商店整理自技能原文 · 版本 773a529 · 表述以原文为准
它做什么

安装后,Claude 能指导你使用 pyvene 库对 PyTorch 模型进行因果干预,例如激活替换、因果追踪和可训练干预,并生成可复现的实验代码。

什么时候触发

当你需要定位模型内部因果关系、测试组件重要性或训练干预时触发,例如进行因果追踪、激活修补或交换干预训练。

装好后可以这样说
Claude 会输出每层修补后的 logit 差异。
Claude 会给出 DAS 训练步骤和代码。
技能原文 SKILL.md作者撰写 · MIT · 773a529

pyvene: Causal Interventions for Neural Networks

pyvene is Stanford NLP's library for performing causal interventions on PyTorch models. It provides a declarative, dict-based framework for activation patching, causal tracing, and interchange intervention training - making intervention experiments reproducible and shareable.

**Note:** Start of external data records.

# Yubo-Shankui/Bind-Your-Avatar-Implementation

Hardware: AMD Instinct MI355X
Metric: denoise-steps/sec (higher is better)
Workload: dtype bf16; 1 GPU; BASELINE.json configs[1]: full transformer.forward, 49x480x720 (13x30x45 latent tokens + 226 text), 2 characters (2 ID + 2 audio), batch 1, random-init 8.6B-param architecture; layers=42, batch=1, launch=eager, parallelism=single GPU

## Files before the change

bind_your_avatar_implementation_amd/csrc/attn_w4.hip:

```cpp
#ifndef BYA_ATTN_W4_BODY
#include "attn_common.h"
#include "gemm_persistent.h"
#include <stdlib.h>
#include "options.h"

namespace {

template <char C> struct IntTagC { static constexpr char value = C; };

constexpr int QB = 4;
constexpr int ROWS_PER_WG = 4 * QB * 32;
constexpr int RB = 128, TILE_BYTES = KV_TILE * RB, STAGE_BYTES = 2 * TILE_BYTES, NST = 3;

struct SkItem { int bh, qt, tb, nt, nt_all, role, local, slot; };

constexpr int SK_SLOT_FLOATS = 4 * QB * 2 * 16 * 64 + 4 * QB * 64;
constexpr int SK_FLAG_BYTES = 4096;
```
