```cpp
inline bool wave_any(bool p) {
  Emu &e = emu();
  e.slot_i[e.cur] = p ? 1 : 0;
  emu_rendezvous(14);
  bool r = false;
  for (int l = 0; l < kWave; ++l) r = r || e.slot_i[l];
  emu_rendezvous(15);
  return r;
}
inline bool lanes_on(bool) { return true; }
inline unsigned long long wave_ballot(bool p) {
  Emu &e = emu();
  e.slot_i[e.cur] = p ? 1 : 0;
  emu_rendezvous(42);
  unsigned long long r = 0;
  for (int l = 0; l < kWave; ++l)
    if (e.slot_i[l]) r |= 1ull << l;
  emu_rendezvous(43);
  return r;
}
inline bool lane_pred(unsigned long long mask) { return ((mask >> emu().cur) & 1ull) != 0; }
template <int W>
constexpr unsigned long long mask_lane(int J) {
  unsigned long long m = 0;
  for (int g = 0; g < 64 / W; ++g) m |= 1ull << (g * W + J);
  return m;
}
template <int W>
constexpr unsigned long long mask_lanes_below(int J) {
  const unsigned long long low = (J >= 64) ? ~0ull : ((1ull << J) - 1ull);
  unsigned long long m = 0;
  for (int g = 0; g < 64 / W; ++g) m |= low << (g * W);
  return m;
}
template <int W>
constexpr unsigned long long mask_groups(unsigned bits) {
  constexpr unsigned long long all = (W >= 64) ? ~0ull : ((1ull << (W & 63)) - 1ull);
  unsigned long long m = 0;
  for (int g = 0; g < 64 / W; ++g) m |= ((bits >> g) & 1u) ? (all << (g * W)) : 0ull;
  return m;
}
template <int W>
constexpr unsigned long long mask_groups_of_lane(unsigned long long m, int K) {
  unsigned bits = 0;
  for (int g = 0; g < 64 / W; ++g) bits |= static_cast<unsigned>((m >> (g * W + K)) & 1ull) << g;
  return mask_groups<W>(bits);
}
template <int W>
inline int group_first_lane(bool p) {
  Emu &e = emu();
  e.slot_i[e.cur] = p ? 1 : 0;
  emu_rendezvous(40);
  int r = W;
  const int base = e.cur & ~(W - 1);
  for (int l = W - 1; l >= 0; --l)
    if (e.slot_i[base + l]) r = l;
  emu_rendezvous(41);
  return r;
}
inline double lane_shfl(double v, int src_lane) {
  if (src_lane < 0 || src_lane >= kWave) {
    std::fprintf(stderr, "wave emulator: lane_shfl from lane %d\n", src_lane);
    std::abort();
  }
  return emu_exchange(v, src_lane, 16);
}
inline int lane_shfl_i(int v, int src_lane) {
  Emu &e = emu();
  if (src_lane < 0 || src_lane >= kWave) std::abort();
  e.slot_i[e.cur] = v;
  emu_rendezvous(18);
  const int r = e.slot_i[src_lane];
// ... 229 lines not shown
```

### pink_amd/csrc/ik_stack_rows.h

```cpp
#pragma once

#include "ik_common.h"

namespace pinkhip {

struct HbmTerms {
  static constexpr bool kOnTheFly = false;
  double lb = 0.0, ub = 0.0, x = 0.0;
  int status = 0;
  __device__ __forceinline__ void frame_rows(int, double (&)[6]) const {}
  __device__ __forceinline__ double error(int) const { return 0.0; }
  __device__ __forceinline__ double diag_error(int) const { return 0.0; }
  __device__ __forceinline__ double dense_col(int) const { return 0.0; }
  __device__ __forceinline__ double dense_h(int) const { return 0.0; }
};
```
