# zzuiekongning/MGDT-YOLO

Measured on AMD Instinct MI355X. Metric: images/sec @640x640 bs=32 per GPU, detection forward + NMS (whole job: 1 GPU(s)), higher is better.
Workload: dtype bf16; 1 GPU; mspa_c2f_gd_yolov8-n (MSPA-C2f + GD neck + Detect, nc=80) 640x640 inference, batch 32/GPU: forward + decode + NMS(conf 0.25, iou 0.7), hipGraph replay, 4 batches in flight (one captured graph per resident batch, replayed round-robin on 4 streams); global_batch=32, parallelism=replicas x1 (batch-sharded, no data-path collective), rccl_ranks=1, input=bfloat16 NCHW images, 8 different batches resident in HBM (600 MiB) cycled, detections_last_step=9600, weights=seeded random init (no checkpoints offline), batches_in_flight=4

## Files before the change

### include/mgdt.h

```cpp
#ifndef MGDT_H
#define MGDT_H
#include <stddef.h>
#include <stdint.h>

#ifdef __cplusplus
extern "C" {
#endif

typedef void* mgdt_stream;

typedef enum { MGDT_OK = 0, MGDT_BAD_SHAPE = -1, MGDT_BAD_DTYPE = -2, MGDT_LAUNCH_FAIL = -3, MGDT_BAD_ARG = -4,
               MGDT_WORKSPACE = -5 } mgdt_status;
typedef enum { MGDT_F32 = 0, MGDT_BF16 = 1, MGDT_U8 = 2  } mgdt_dtype;
typedef enum { MGDT_ACT_NONE = 0, MGDT_ACT_SILU = 1, MGDT_ACT_RELU = 2, MGDT_ACT_GELU = 3 } mgdt_act;

typedef struct {
  void* p;
  int32_t n, h, w, c;
  int64_t sn, sh, sw, sc;
} mgdt_view;

const char* mgdt_last_error(void);
const char* mgdt_version(void);

// ... 33 lines not shown
size_t mgdt_cnx_mlp_packed_bytes(int c, int dtype);
int mgdt_cnx_mlp_pack(const float* w1, const float* b1, const float* w2, const float* b2, int c, void* packed, int dtype, mgdt_stream s);
size_t mgdt_cnx_mlp_workspace_bytes(int n, int h, int w, int c);
int mgdt_cnx_mlp_fwd(const mgdt_view* t, const mgdt_view* res, const void* packed, const float* gamma, const float* beta, void* ws,
                     const mgdt_view* y, int dtype, mgdt_stream s);

int mgdt_cnx_block_supported(int n, int h, int w, int c, int dtype);
size_t mgdt_cnx_block_workspace_bytes(int n, int h, int w, int c);
int mgdt_cnx_block_geometry(int h, int w, int c, int* out);
int mgdt_cnx_block_fwd(const mgdt_view* x, const float* dw_w49c, const float* dw_b, const float* ln_w, const float* ln_b, float eps, const void* packed,
                       const float* gamma, const float* beta, const void* tail_w, const float* tail_b, int tail_act, void* ws, size_t ws_bytes,
                       const mgdt_view* y, int dtype, mgdt_stream s);

size_t mgdt_stem2_packed_bytes(void);
int mgdt_stem2_pack(const float* w_folded, void* packed, mgdt_stream s);
int mgdt_stem2_fwd(const mgdt_view* x, int x_dtype, const void* packed0, const float* bias0, const void* packed1, const float* bias1,
                   const mgdt_view* y, mgdt_stream s);
int mgdt_stem2_geometry(int n, int h, int w, int cu_count, int* out);
int mgdt_stem2_route(const mgdt_view* x, int x_dtype, const mgdt_view* y, int cu_count, int* out);

int mgdt_detect_tail_supported(int c2, int c3, int nc, int reg_max, int dtype);
int mgdt_detect_tail_fwd(const mgdt_view* tb, const mgdt_view* tc, const void* wb, const float* bb, const void* wc, const float* bc, int nc,
                         float stride, int a_off, int a_total, const mgdt_view* feat, float* y, unsigned long long* best_keys,
                         const void* wb3, const float* bb3, mgdt_stream s);
int mgdt_detect_tail_aug_fwd(const mgdt_view* tb, const mgdt_view* tc, const void* wb, const float* bb, const void* wc, const float* bc, int nc,
                             float stride, int a_off, int a_total, const mgdt_view* feat, float* y, unsigned long long* best_keys,
                             const void* wb3, const float* bb3, float aug_scale, int aug_flip, float aug_img_w, mgdt_stream s);

int mgdt_scale_img_fwd(const mgdt_view* x, int x_dtype, int flip, int hs, int ws, float pad, const mgdt_view* y, int y_dtype, mgdt_stream s);

int mgdt_csp_block_supported(int mode, int cin, int cout, int wd, int nbtl, int h, int w, int dtype);
int mgdt_csp_block_tiles(int mode, int n, int cin, int cout, int wd, int nbtl, int h, int w, int* geom8);
int mgdt_csp_block_fwd(int mode, const mgdt_view* x, const void* front, const float* front_bias, const void* const* mid,
                       const float* const* mid_bias, int nbtl, int shortcut, const void* back, const float* back_bias, int wd, int act,
                       const mgdt_view* y, float* pool, int dtype, mgdt_stream s);

size_t mgdt_pw_chain_packed_bytes(int wd, int dtype);
int mgdt_pw_chain_pack(int idx, const float* w_oi, const float* conv_bias, const float* bn_gamma, const float* bn_beta, const float* bn_mean,
                       const float* bn_var, float bn_eps, int wd, int dtype, void* packed, mgdt_stream s);
int mgdt_pw_chain3_fwd(const mgdt_view* x, const void* packed, int wd, int act, const mgdt_view* y, int dtype, mgdt_stream s);

int mgdt_conv1x1_inject_supported(int cin, int cout, int h, int w, int hg, int wg, int dtype);
int mgdt_conv1x1_inject_fwd(const mgdt_view* x, const void* packed_w, const float* bias, const mgdt_view* ga, const mgdt_view* gf,
                            const mgdt_view* y, int dtype, mgdt_stream s);

int mgdt_conv1x1_inject_conv_supported(int cin, int cmid, int cout2, int h, int w, int hg, int wg, int dtype);
int mgdt_conv1x1_inject_conv_fwd(const mgdt_view* x, const void* packed_w, const float* bias, const mgdt_view* ga, const mgdt_view* gf,
                                 const mgdt_view* gsrc, const void* packed_wg, const float* bias_g, int cmid,
                                 const void* packed_w2, const float* bias2, int act2, const mgdt_view* y2, int dtype, mgdt_stream s);
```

GitHub: stanfordnlp/pyvene (840+ stars) Paper: pyvene: A Library for Understanding and Improving PyTorch Models via Interventions (NAACL 2024)

When to Use pyvene

Use pyvene when you need to:

  • Perform causal tracing (ROME-style localization)
  • Run activation patching experiments
  • Conduct interchange intervention training (IIT)
  • Test causal hypotheses about model components
  • Share/reproduce intervention experiments via HuggingFace
  • Work with any PyTorch architecture (not just transformers)

Consider alternatives when:

  • You need exploratory activation analysis → Use TransformerLens
  • You want to train/analyze SAEs → Use SAELens
  • You need remote execution on massive models → Use nnsight
  • You want lower-level control → Use nnsight
Installation
pip install pyvene

Standard import:

import pyvene as pv
Core Concepts
IntervenableModel

The main class that wraps any PyTorch model with intervention capabilities:

import pyvene as pv
from transformers import AutoModelForCausalLM, AutoTokenizer

# Load base model
model = AutoModelForCausalLM.from_pretrained("gpt2")
tokenizer = AutoTokenizer.from_pretrained("gpt2")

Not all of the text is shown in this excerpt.